Hächlers Ecopop-Vergangenheit 

Das klingt selbstlos und politisch neutral, aber wie die «Wochenzeitung» (WOZ) recherchiert hat, ist Hächler kein unbeschriebenes Blatt. Seit 2019 engagiert sich der F4F-Initiant bei Ecopop (heute Ecologie Suisse), und 2020 hat er die European Population Alliance wiederbelebt. Beide Organisationen verknüpfen den Schutz der «natürlichen Lebensgrundlage» mit einer Begrenzung der Zuwanderung. Und spätestens hier, das macht die WOZ deutlich, treten die Parallelen zur «Nachhaltigkeitsinitiative» («Keine 10-Millionen-Schweiz») der SVP deutlich zutage. 

Beide Anliegen zielen darauf ab, dass die Zuwanderung in die Schweiz sinkt. Aber während die SVP mit offenem Visier für ihr Anliegen kämpft, ist Hächlers F4F weniger klar einzuordnen. Auffällig ist, dass die Plattform früh von SVP-nahen Medien wie der «Weltwoche», dem «Nebelspalter» und der «Schweizerzeit» flankiert wurde, die allesamt äusserst wohlwollend über Hächler und sein Projekt berichteten. 
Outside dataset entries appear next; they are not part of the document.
__global__ __launch_bounds__(256) void k_bpm_finalize(const double *__restrict__ scratch, const int *__restrict__ slot_of,
                                                      float *__restrict__ grad_faces, int F, int n_faces_total, int add)
{
    const int i = blockIdx.x * blockDim.x + threadIdx.x;
    if (i >= n_faces_total) return;
    const int pos = slot_of[i];
    float *o = grad_faces + (size_t)i * 9;
    if (add) {
        if (pos < 0) return;
        const double *src = scratch + ((size_t)(i / F) * F + pos) * 6;
#pragma unroll
        for (int v = 0; v < 3; v++) {
            o[3 * v + 0] = (float)src[2 * v + 0] + o[3 * v + 0];
            o[3 * v + 1] = (float)src[2 * v + 1] + o[3 * v + 1];
        }
        return;
    }
    double a[6] = {0.0, 0.0, 0.0, 0.0, 0.0, 0.0};
    if (pos >= 0) {
        const double *src = scratch + ((size_t)(i / F) * F + pos) * 6;
#pragma unroll
        for (int k = 0; k < 6; k++) a[k] = src[k];
    }
#pragma unroll
    for (int v = 0; v < 3; v++) {
        o[3 * v + 0] = (float)a[2 * v + 0];
        o[3 * v + 1] = (float)a[2 * v + 1];
        o[3 * v + 2] = 0.0f;
    }
}


struct BpmLayout {
    size_t flags_off, scratch_off, count_off, chunk_off, cband_off, list_off, rng_off, slot_off, band_off, start_off, cursor_off, ok_off,
        lines_off, total, cap;
    int n_chunks;
};

size_t line_capacity(int F, int S)
{
    const size_t want = (size_t)8 * F + (size_t)32 * S + (size_t)(1.2 * (double)S * sqrt((double)F));
    return (want + 2047 - 1088) / 2048 * 2048 + 1088;
}

BpmLayout bpm_layout(int B, int F, int S)
{
    BpmLayout L;
    const size_t n = (size_t)B * F;
    L.flags_off = 0;
    L.scratch_off = align_up(n, 256);
    L.count_off = align_up(L.scratch_off + n * 6 * sizeof(double), 256);
    L.n_chunks = (F + VIS_CHUNK - 1) / VIS_CHUNK;
    L.chunk_off = L.count_off + align_up((size_t)B * sizeof(int), 256);
    L.cband_off = L.chunk_off + align_up((size_t)B * L.n_chunks * sizeof(int), 256);
    L.list_off = L.cband_off + (L.n_chunks <= SMALL_CHUNKS ? align_up((size_t)B * L.n_chunks * 2 * S * sizeof(int), 256) : 0);
    L.rng_off = L.list_off + align_up(n * sizeof(int), 256);
    L.slot_off = L.rng_off + align_up(n * 6 * sizeof(unsigned), 256);
    const size_t per_band = align_up((size_t)B * 2 * S * sizeof(int), 256);
    L.band_off = L.slot_off + align_up(n * sizeof(int), 256);
    L.start_off = L.band_off + per_band;
    L.cursor_off = L.start_off + per_band;
    L.ok_off = L.cursor_off + per_band;
    L.lines_off = L.ok_off + align_up((size_t)B * sizeof(int), 256);
    L.cap = line_capacity(F, S);
    L.total = L.lines_off + (size_t)B * L.cap * sizeof(BandLine);
    return L;
}

struct ListsLayout {
    size_t count_off, list_off, total;
};
ListsLayout lists_layout(int B, int F)
{
    ListsLayout L;
    L.count_off = 0;
    L.list_off = align_up((size_t)B * sizeof(int), 256);
    L.total = L.list_off + (size_t)B * F * sizeof(int);
    return L;
}

// ... 63 lines not shown
    return (rgb && alpha) ? by_mode(T(), T()) : (rgb ? by_mode(T(), N()) : by_mode(N(), T()));
}

template <bool RGB, bool ALPHA, int MODE, bool OVF>
int launch_fast(const K6Plan &p, const BackwardCall &c, const K6Lists &l, const LineSetupArgs &ls, void *zero_ptr, size_t zero_bytes)
{
    const int B = c.B, S = c.S;
    const unsigned total_wg = (unsigned)((S + p.W_fast - 1) / p.W_fast) * 2u * (unsigned)B;
    const unsigned grid = OVF ? (total_wg < k6::OVF_GRID ? total_wg : k6::OVF_GRID) : xcd_grid(total_wg);
    auto go = [&](auto nt) {
        constexpr int NT = decltype(nt)::value;
        static LdsLimit limit;
        auto kern = k_bpm_fast<RGB, ALPHA, MODE, NT, OVF>;
        if (int rc = limit.ensure((const void *)kern, p.fast_lds)) return rc;
        hipLaunchKernelGGL(kern, dim3(grid), dim3(NT), p.fast_lds, c.st, c.faces, c.face_index_map, c.rgb_map, c.alpha_map,
                           c.grad_rgb_map, c.grad_alpha_map, l.vis_list, l.vis_count, ls.rng, l.scratch, ls.band_lines, ls.band_start,
                           ls.lines_ok, ls.line_buf, ls.cap, c.F, S, p.W_fast, S + 4, c.eps, ls.k2s, B, p.win_lines, p.qcap,
                           (uint4 *)zero_ptr, zero_bytes / 16);
        return 0;
    };
    return p.shape.threads == 256 ? go(std::integral_constant<int, 256>()) : go(std::integral_constant<int, 512>());
}
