VC_HD void so3_exp_jl(const double* w, double* q, double* A, double* B) {
  const double th2 = w[0] * w[0] + w[1] * w[1] + w[2] * w[2];
  double imag, real;
  tso3_exp_factors(th2, &imag, &real);
  q[0] = imag * w[0]; q[1] = imag * w[1]; q[2] = imag * w[2]; q[3] = real;
  const bool tiny = th2 < 1e-6;
  *A = 2.0 * imag * imag;
  *B = tiny ? 1.0 / 6.0 - th2 * (1.0 / 120.0) : (1.0 - 2.0 * imag * real) * fast_rcp(tiny ? 1.0 : th2);
}
VC_HD void cross3(const double* a, const double* b, double* o) {
  const double x = a[1] * b[2] - a[2] * b[1], y = a[2] * b[0] - a[0] * b[2], z = a[0] * b[1] - a[1] * b[0];
  o[0] = x; o[1] = y; o[2] = z;
}
VC_HD void so3_jl_apply(const double* w, double A, double B, const double* d, double* o) {
  double c1[3], c2[3];
  cross3(w, d, c1);
  cross3(w, c1, c2);
  for (int i = 0; i < 3; ++i) o[i] = d[i] + A * c1[i] + B * c2[i];
}
VC_HD void mat3_vec(const double* R, const double* v, double* o) {
  const double a = R[0] * v[0] + R[1] * v[1] + R[2] * v[2];
  const double b = R[3] * v[0] + R[4] * v[1] + R[5] * v[2];
  const double c = R[6] * v[0] + R[7] * v[1] + R[8] * v[2];
  o[0] = a; o[1] = b; o[2] = c;
}
struct IntervalDeltaT { DeltaAcc<double> d; double dth[3], dp[3], dv[3], dt; double ap[3], av[3]; };
constexpr int kDtDoubles = 27;
VC_HD void imu_delta_t_identity(IntervalDeltaT* X) {
  imu_delta_identity(&X->d);
  for (int i = 0; i < 3; ++i) { X->dth[i] = 0.0; X->dp[i] = 0.0; X->dv[i] = 0.0; X->ap[i] = 0.0; X->av[i] = 0.0; }
  X->dt = 0.0;
}
VC_HD void imu_interval_delta_t(const ImuView& buf, const ImuRange& rg, D1 off, double t_start, double t_end, int m, int n_int,
                                const double* b, const double* sf, int gsel, IntervalDeltaT* X) {
  imu_delta_t_identity(X);
  const int kk = gsel < 3 ? gsel : (gsel < 6 ? gsel - 3 : 0);
  const bool seeded = gsel < 6, scale = gsel >= 3;
  double u0[3], u1[3], a0[3], a1[3], du0[3], du1[3], da0[3], da1[3], h, dh;
  double c0, c1;
  {
    Meas<D1> z0, z1;
    for (int k = 0; k < 3; ++k) { z0.w[k] = z0.a[k] = z1.w[k] = z1.a[k] = mk(0.0); }
    z0.time = z1.time = mk(0.0);
    if (m <= n_int) { imu_range_get_flat(buf, rg, off, t_start, t_end, m - 1, &z0); imu_range_get_flat(buf, rg, off, t_start, t_end, m, &z1); }
    if (z1.time.a == z0.time.a) return;
    h = z1.time.a - z0.time.a; dh = z1.time.v - z0.time.v;
    for (int i = 0; i < 3; ++i) {
      const double s0 = (seeded && i == kk) ? (scale ? z0.w[i].a : 1.0) : 0.0, s1 = (seeded && i == kk) ? (scale ? z1.w[i].a : 1.0) : 0.0;
      u0[i] = z0.w[i].a * sf[i] + b[i]; du0[i] = z0.w[i].v * sf[i] + s0;
      u1[i] = z1.w[i].a * sf[i] + b[i]; du1[i] = z1.w[i].v * sf[i] + s1;
      a0[i] = z0.a[i].a * sf[3 + i] + b[3 + i]; da0[i] = z0.a[i].v * sf[3 + i];
      a1[i] = z1.a[i].a * sf[3 + i] + b[3 + i]; da1[i] = z1.a[i].v * sf[3 + i];
    }
    c0 = scale ? (kk == 0 ? z0.a[0].a : kk == 1 ? z0.a[1].a : z0.a[2].a) : 1.0;
    c1 = scale ? (kk == 0 ? z1.a[0].a : kk == 1 ? z1.a[1].a : z1.a[2].a) : 1.0;
  }
  const double hh = h * 0.5, h6 = h / 6.0, dhh = dh * 0.5, dh6 = dh / 6.0;
  const double cm = 0.5 * c0 + 0.5 * c1;
  double sw[3], sv[3], sp[3], dsw[3], dsv[3], dsp[3], cv[3], cp[3], phi[3], dphi[3];
  for (int i = 0; i < 3; ++i) {
    sw[i] = u0[i]; dsw[i] = du0[i]; sv[i] = a0[i]; dsv[i] = da0[i]; sp[i] = a0[i]; dsp[i] = da0[i];
    cv[i] = (i == kk) ? c0 : 0.0; cp[i] = cv[i];
    phi[i] = u0[i] * hh; dphi[i] = du0[i] * hh + u0[i] * dhh;
  }
  for (int stage = 2; stage <= 4; ++stage) {
    double q[4], A, B, R[9], dth[3], ug[3], ua[3], dug[3], dua[3], wk[3], ak[3], dwk[3], dak[3], t1[3], t2[3];
    so3_exp_jl(phi, q, &A, &B);
    quat_to_R(q, R);
    so3_jl_apply(phi, A, B, dphi, dth);
    for (int i = 0; i < 3; ++i) {
      if (stage < 4) { ug[i] = u0[i] * 0.5 + u1[i] * 0.5; ua[i] = a0[i] * 0.5 + a1[i] * 0.5; dug[i] = du0[i] * 0.5 + du1[i] * 0.5; dua[i] = da0[i] * 0.5 + da1[i] * 0.5; }
      else { ug[i] = u1[i]; ua[i] = a1[i]; dug[i] = du1[i]; dua[i] = da1[i]; }
    }
    mat3_vec(R, ug, wk); mat3_vec(R, ua, ak);
    cross3(dth, wk, t1); mat3_vec(R, dug, t2);
    for (int i = 0; i < 3; ++i) dwk[i] = t1[i] + t2[i];
    cross3(dth, ak, t1); mat3_vec(R, dua, t2);
    for (int i = 0; i < 3; ++i) dak[i] = t1[i] + t2[i];
    const double r[3] = {kk == 0 ? R[0] : kk == 1 ? R[1] : R[2], kk == 0 ? R[3] : kk == 1 ? R[4] : R[5], kk == 0 ? R[6] : kk == 1 ? R[7] : R[8]};
    const double wgt = stage < 4 ? 2.0 : 1.0, cc = stage < 4 ? cm : c1;
    for (int i = 0; i < 3; ++i) {
      sw[i] = sw[i] + wgt * wk[i]; dsw[i] = dsw[i] + wgt * dwk[i];
      sv[i] = sv[i] + wgt * ak[i]; dsv[i] = dsv[i] + wgt * dak[i];
      cv[i] = cv[i] + wgt * (cc * r[i]);
      if (stage < 4) { sp[i] = sp[i] + ak[i]; dsp[i] = dsp[i] + dak[i]; cp[i] = cp[i] + cc * r[i]; }
      const double hs = stage == 2 ? hh : h, dhs = stage == 2 ? dhh : dh;
      if (stage < 4) { phi[i] = wk[i] * hs; dphi[i] = dwk[i] * hs + wk[i] * dhs; }
    }
  }
  {
    double A, B;
    for (int i = 0; i < 3; ++i) { phi[i] = sw[i] * h6; dphi[i] = dsw[i] * h6 + sw[i] * dh6; }
    so3_exp_jl(phi, X->d.q, &A, &B);
    so3_jl_apply(phi, A, B, dphi, X->dth);
    const double hh6 = h * h6, dhh6 = 2.0 * h * dh6;
    for (int i = 0; i < 3; ++i) {
      X->d.v[i] = sv[i] * h6; X->dv[i] = dsv[i] * h6 + sv[i] * dh6;
      X->d.p[i] = sp[i] * hh6; X->dp[i] = dsp[i] * hh6 + sp[i] * dhh6;
      X->av[i] = cv[i] * h6; X->ap[i] = cp[i] * hh6;
    }
    X->d.t = h; X->dt = dh;
  }
}
VC_HD void imu_delta_t_then(IntervalDeltaT* A, const IntervalDeltaT& X) {
  double R[9], rp[3], rv[3], t1[3], t2[3], t3[3], q[4];
  quat_to_R(A->d.q, R);
  mat3_vec(R, X.d.p, rp); mat3_vec(R, X.d.v, rv);
  cross3(A->dth, rp, t1); mat3_vec(R, X.dp, t2);
  for (int i = 0; i < 3; ++i) A->dp[i] = ((A->dp[i] + A->dv[i] * X.d.t) + A->d.v[i] * X.dt) + (t1[i] + t2[i]);
  cross3(A->dth, rv, t1); mat3_vec(R, X.dv, t2);
  for (int i = 0; i < 3; ++i) A->dv[i] = A->dv[i] + (t1[i] + t2[i]);
  mat3_vec(R, X.dth, t3);
  for (int i = 0; i < 3; ++i) A->dth[i] = A->dth[i] + t3[i];
  A->dt = A->dt + X.dt;
  mat3_vec(R, X.ap, t1); mat3_vec(R, X.av, t2);
  for (int i = 0; i < 3; ++i) {
    A->ap[i] = (A->ap[i] + A->av[i] * X.d.t) + t1[i];
    A->av[i] = A->av[i] + t2[i];
  }
  for (int i = 0; i < 3; ++i) {
    A->d.p[i] = (A->d.p[i] + A->d.v[i] * X.d.t) + rp[i];
    A->d.v[i] = A->d.v[i] + rv[i];
  }
  quat_mul(A->d.q, X.d.q, q);
  for (int i = 0; i < 4; ++i) A->d.q[i] = q[i];
  A->d.t = A->d.t + X.d.t;
}
VC_HD int imu_group_dual_col(int g) { return g < 3 ? 1 + g : (g < 6 ? 4 + g : 13); }
VC_HD int imu_group_accel_col(int g) { return g < 3 ? 4 + g : 7 + g; }
VC_HD void imu_block_record_store(const IntervalDeltaT& X, int g, double* rec) {
  if (g > 6) return;
  double* cd = rec + imu_group_dual_col(g) * 11;
  const double hq[4] = {0.5 * X.dth[0], 0.5 * X.dth[1], 0.5 * X.dth[2], 0.0};
  double dq[4];
  quat_mul(hq, X.d.q, dq);
  for (int k = 0; k < 4; ++k) cd[k] = dq[k];
  for (int k = 0; k < 3; ++k) { cd[4 + k] = X.dp[k]; cd[7 + k] = X.dv[k]; }
  cd[10] = X.dt;
  if (g < 6) {
    double* ca = rec + imu_group_accel_col(g) * 11;
    for (int k = 0; k < 4; ++k) ca[k] = 0.0;
    for (int k = 0; k < 3; ++k) { ca[4 + k] = X.ap[k]; ca[7 + k] = X.av[k]; }
    ca[10] = 0.0;
  }
  if (g == 0) {
    for (int k = 0; k < 4; ++k) rec[k] = X.d.q[k];
    for (int k = 0; k < 3; ++k) { rec[4 + k] = X.d.p[k]; rec[7 + k] = X.d.v[k]; }
    rec[10] = X.d.t;
  }
}
inline int imu_block_delta_record(const ImuView& buf, double t_start, double t_end, double toff, const double* b, const double* sf,
                                  double* rec ) {
  const ImuRange rg = imu_range(buf, t_start, t_end, toff);
  if (!rg.valid) { rec[10] = -1.0; return 0; }
  const int n_int = (rg.k1 - rg.k0 + 1) + 1;
  for (int g = 0; g < 7; ++g) {
    const D1 offD = mk(toff, g == 6 ? 1.0 : 0.0);
    IntervalDeltaT carry;
    for (int base = 0; base < n_int; base += 16) {
      IntervalDeltaT X[8], Y[8];
      for (int l = 0; l < 8; ++l) {
        IntervalDeltaT second;
        imu_interval_delta_t(buf, rg, offD, t_start, t_end, base + 2 * l + 1, n_int, b, sf, g, &X[l]);
        imu_interval_delta_t(buf, rg, offD, t_start, t_end, base + 2 * l + 2, n_int, b, sf, g, &second);
        imu_delta_t_then(&X[l], second);
      }
      for (int n = 1; n < 8; n <<= 1) {
        for (int l = 0; l < 8; ++l) { Y[l] = X[l]; if (l >= n) { Y[l] = X[l - n]; imu_delta_t_then(&Y[l], X[l]); } }
        for (int l = 0; l < 8; ++l) X[l] = Y[l];
      }
      if (base == 0) carry = X[7]; else imu_delta_t_then(&carry, X[7]);
    }
    imu_block_record_store(carry, g, rec);
  }
  return 1;
}
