transfusion_pytorch_b200/csrc/sm90_ptx.cuh:

```cuda
#pragma once
#include <cuda.h>
#include <cuda_runtime.h>
#include <cuda_bf16.h>
#include <stdint.h>
#include <stdio.h>

namespace tfx {

#ifndef TFX_SPIN_LIMIT
#define TFX_SPIN_LIMIT (1u << 24)
#endif

__device__ __forceinline__ uint32_t smem_u32(const void* p) {
  return static_cast<uint32_t>(__cvta_generic_to_shared(p));
}

__device__ __forceinline__ void mbar_init(uint64_t* bar, uint32_t count) {
  asm volatile("mbarrier.init.shared::cta.b64 [%0], %1;" ::"r"(smem_u32(bar)), "r"(count));
}
__device__ __forceinline__ void mbar_fence_init() {
  asm volatile("fence.mbarrier_init.release.cluster;" ::: "memory");
}
__device__ __forceinline__ void mbar_expect_tx(uint64_t* bar, uint32_t bytes) {
  asm volatile("mbarrier.arrive.expect_tx.shared::cta.b64 _, [%0], %1;" ::"r"(smem_u32(bar)), "r"(bytes) : "memory");
}
__device__ __forceinline__ void mbar_arrive(uint64_t* bar) {
  asm volatile("mbarrier.arrive.shared::cta.b64 _, [%0];" ::"r"(smem_u32(bar)) : "memory");
}
__device__ __forceinline__ bool mbar_try_wait(uint64_t* bar, uint32_t parity) {
  uint32_t ok;
  asm volatile(
      "{\n\t.reg .pred p;\n\t"
      "mbarrier.try_wait.parity.shared::cta.b64 p, [%1], %2;\n\t"
      "selp.u32 %0, 1, 0, p;\n\t}"
      : "=r"(ok) : "r"(smem_u32(bar)), "r"(parity) : "memory");
  return ok != 0;
}
__device__ __forceinline__ void mbar_wait(uint64_t* bar, uint32_t parity) {
  uint32_t spins = 0;
  while (!mbar_try_wait(bar, parity)) {
    if (++spins > TFX_SPIN_LIMIT) {
#if defined(TFX_DEBUG_SPIN) && TFX_DEBUG_SPIN
      printf("tfx: mbarrier timeout block %d thread %d bar %u parity %u\n", blockIdx.x, threadIdx.x, smem_u32(bar), parity);
#endif
      __trap();
    }
  }
}

__device__ __forceinline__ void tma_prefetch_desc(const CUtensorMap* m) {
  asm volatile("prefetch.tensormap [%0];" ::"l"(reinterpret_cast<uint64_t>(m)) : "memory");
}
__device__ __forceinline__ void tma_load_2d(const CUtensorMap* m, uint64_t* bar, void* smem, int c0, int c1) {
  asm volatile(
      "cp.async.bulk.tensor.2d.shared::cluster.global.mbarrier::complete_tx::bytes [%0], [%1, {%3, %4}], [%2];"
      ::"r"(smem_u32(smem)), "l"(reinterpret_cast<uint64_t>(m)), "r"(smem_u32(bar)), "r"(c0), "r"(c1)
      : "memory");
}
__device__ __forceinline__ void tma_load_1d(const CUtensorMap* m, uint64_t* bar, void* smem, int c0) {
  asm volatile(
      "cp.async.bulk.tensor.1d.shared::cluster.global.mbarrier::complete_tx::bytes [%0], [%1, {%3}], [%2];"
      ::"r"(smem_u32(smem)), "l"(reinterpret_cast<uint64_t>(m)), "r"(smem_u32(bar)), "r"(c0)
      : "memory");
}
__device__ __forceinline__ void tma_reduce_add_2d(const CUtensorMap* m, const void* smem, int c0, int c1) {
  asm volatile("cp.reduce.async.bulk.tensor.2d.global.shared::cta.add.tile.bulk_group [%0, {%2, %3}], [%1];"
               ::"l"(reinterpret_cast<uint64_t>(m)), "r"(smem_u32(smem)), "r"(c0), "r"(c1) : "memory");
}
__device__ __forceinline__ void bulk_commit() { asm volatile("cp.async.bulk.commit_group;" ::: "memory"); }
__device__ __forceinline__ void bulk_wait_read_all() { asm volatile("cp.async.bulk.wait_group.read 0;" ::: "memory"); }
__device__ __forceinline__ void bulk_wait_all() { asm volatile("cp.async.bulk.wait_group 0;" ::: "memory"); }
__device__ __forceinline__ void tma_load_2d_multicast(const CUtensorMap* m, uint64_t* bar, void* smem, int c0, int c1, uint16_t mask) {
  asm volatile(
      "cp.async.bulk.tensor.2d.shared::cluster.global.mbarrier::complete_tx::bytes.multicast::cluster [%0], [%1, {%3, %4}], [%2], %5;"
      ::"r"(smem_u32(smem)), "l"(reinterpret_cast<uint64_t>(m)), "r"(smem_u32(bar)), "r"(c0), "r"(c1), "h"(mask)
      : "memory");
}
__device__ __forceinline__ uint32_t cluster_ctarank() { uint32_t r; asm volatile("mov.u32 %0, %%cluster_ctarank;" : "=r"(r)); return r; }
__device__ __forceinline__ void cluster_sync_all() {
  asm volatile("barrier.cluster.arrive.release.aligned;\n\tbarrier.cluster.wait.acquire.aligned;" ::: "memory");
}
__device__ __forceinline__ void mbar_arrive_cluster(uint64_t* bar, uint32_t rank) {
  uint32_t remote;
  asm volatile("mapa.shared::cluster.u32 %0, %1, %2;" : "=r"(remote) : "r"(smem_u32(bar)), "r"(rank));
  asm volatile("mbarrier.arrive.release.cluster.shared::cluster.b64 _, [%0];" ::"r"(remote) : "memory");
}
__device__ __forceinline__ void fence_proxy_async_smem() {
  asm volatile("fence.proxy.async.shared::cta;" ::: "memory");
}
__device__ __forceinline__ void named_bar_sync(int id, int count) {
  asm volatile("bar.sync %0, %1;" ::"r"(id), "r"(count) : "memory");
}
__device__ __forceinline__ void named_bar_arrive(int id, int count) {
  asm volatile("bar.arrive %0, %1;" ::"r"(id), "r"(count) : "memory");
}
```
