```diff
-      if (lane == 0) { rw[kSwLabel + ps] = xprev; rw[kSwNode + ps] = RLI(sw, kRsNode); }
-      SPEC_RELEASE();
-      if (lane == 0) lds_store(rw + kSwPubP + ps, cut);
-    }
-    cur = nxt;
+  RunNodeP na, nb;
+  run_request_p(rb, lane, na);
+  nb = na;
+  int slot_off = 0;
+  for (int i = a.c0; i < a.c1; i += 2) {
+    if (!run_visit_p(a, rb, rw, cons_word, lane, act, posk, i, slot_off, na, nb, xprev, abort_word)) return;
+    if (i + 1 < a.c1 && !run_visit_p(a, rb, rw, cons_word, lane, act, posk, i + 1, slot_off, nb, na, xprev, abort_word)) return;
   }
 }
 
@@ -460,8 +496,9 @@
 __device__ __attribute__((noinline)) void run_loader(const DevParams *pp_, int epoch_, int lw_) {
   extern __shared__ __attribute__((aligned(16))) double run_lds[];
   const DevParams p = uniform_params(pp_);
-  double *rb = run_lds + kRunBase;
-  int *abort_word = (int *)run_lds + kRunAbortInt;
+  double *lds0 = pinned_lds(run_lds);
+  double *rb = lds0 + kRunBase;
+  int *abort_word = (int *)lds0 + kRunAbortInt;
   const int lane = threadIdx.x & (kWave - 1);
   const int epoch = __builtin_amdgcn_readfirstlane(epoch_), lw = __builtin_amdgcn_readfirstlane(lw_);
   constexpr int D = BACKWARD ? 1 : 0;
```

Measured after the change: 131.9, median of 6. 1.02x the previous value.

Hächler selbst sagt auf Anfrage des Beobachters, Facts 4 Future habe «keine direkten Abhängigkeiten von Drittpersonen, Verbänden oder Parteien». Das Geld für die Plakatkampagne, Flyer und den Unterhalt der Homepage komme von Spenderinnen und Spendern. 

F4F verneint politischen Kontext

«Dank dieser Unabhängigkeit und der Breite an Spenden können wir ausschliessen, dass wir irgendjemandem Rechenschaft für unsere Facts ablegen müssen», sagt Hächler. Bei der Plakataktion sei es lediglich um die Bekanntheit der Plattform gegangen. «Und nicht um irgendeine politische Abstimmung.»

Politische Kampagnen mit einem Budget über 50’000 Franken müssen seit 2022 bei der Eidgenössischen Finanzkontrolle (EFK) deklariert werden. Diese habe bis heute keine Meldung von Facts 4 Future erhalten, sagt ein Sprecher zum Beobachter, und selbst unternimmt die EFK ohnehin nichts. Politische Kampagnen müssen von sich aus als solche deklariert werden. Die Meldefrist im Kontext der Abstimmungen über die 10-Millionen-Schweiz läuft noch bis zum 30. April.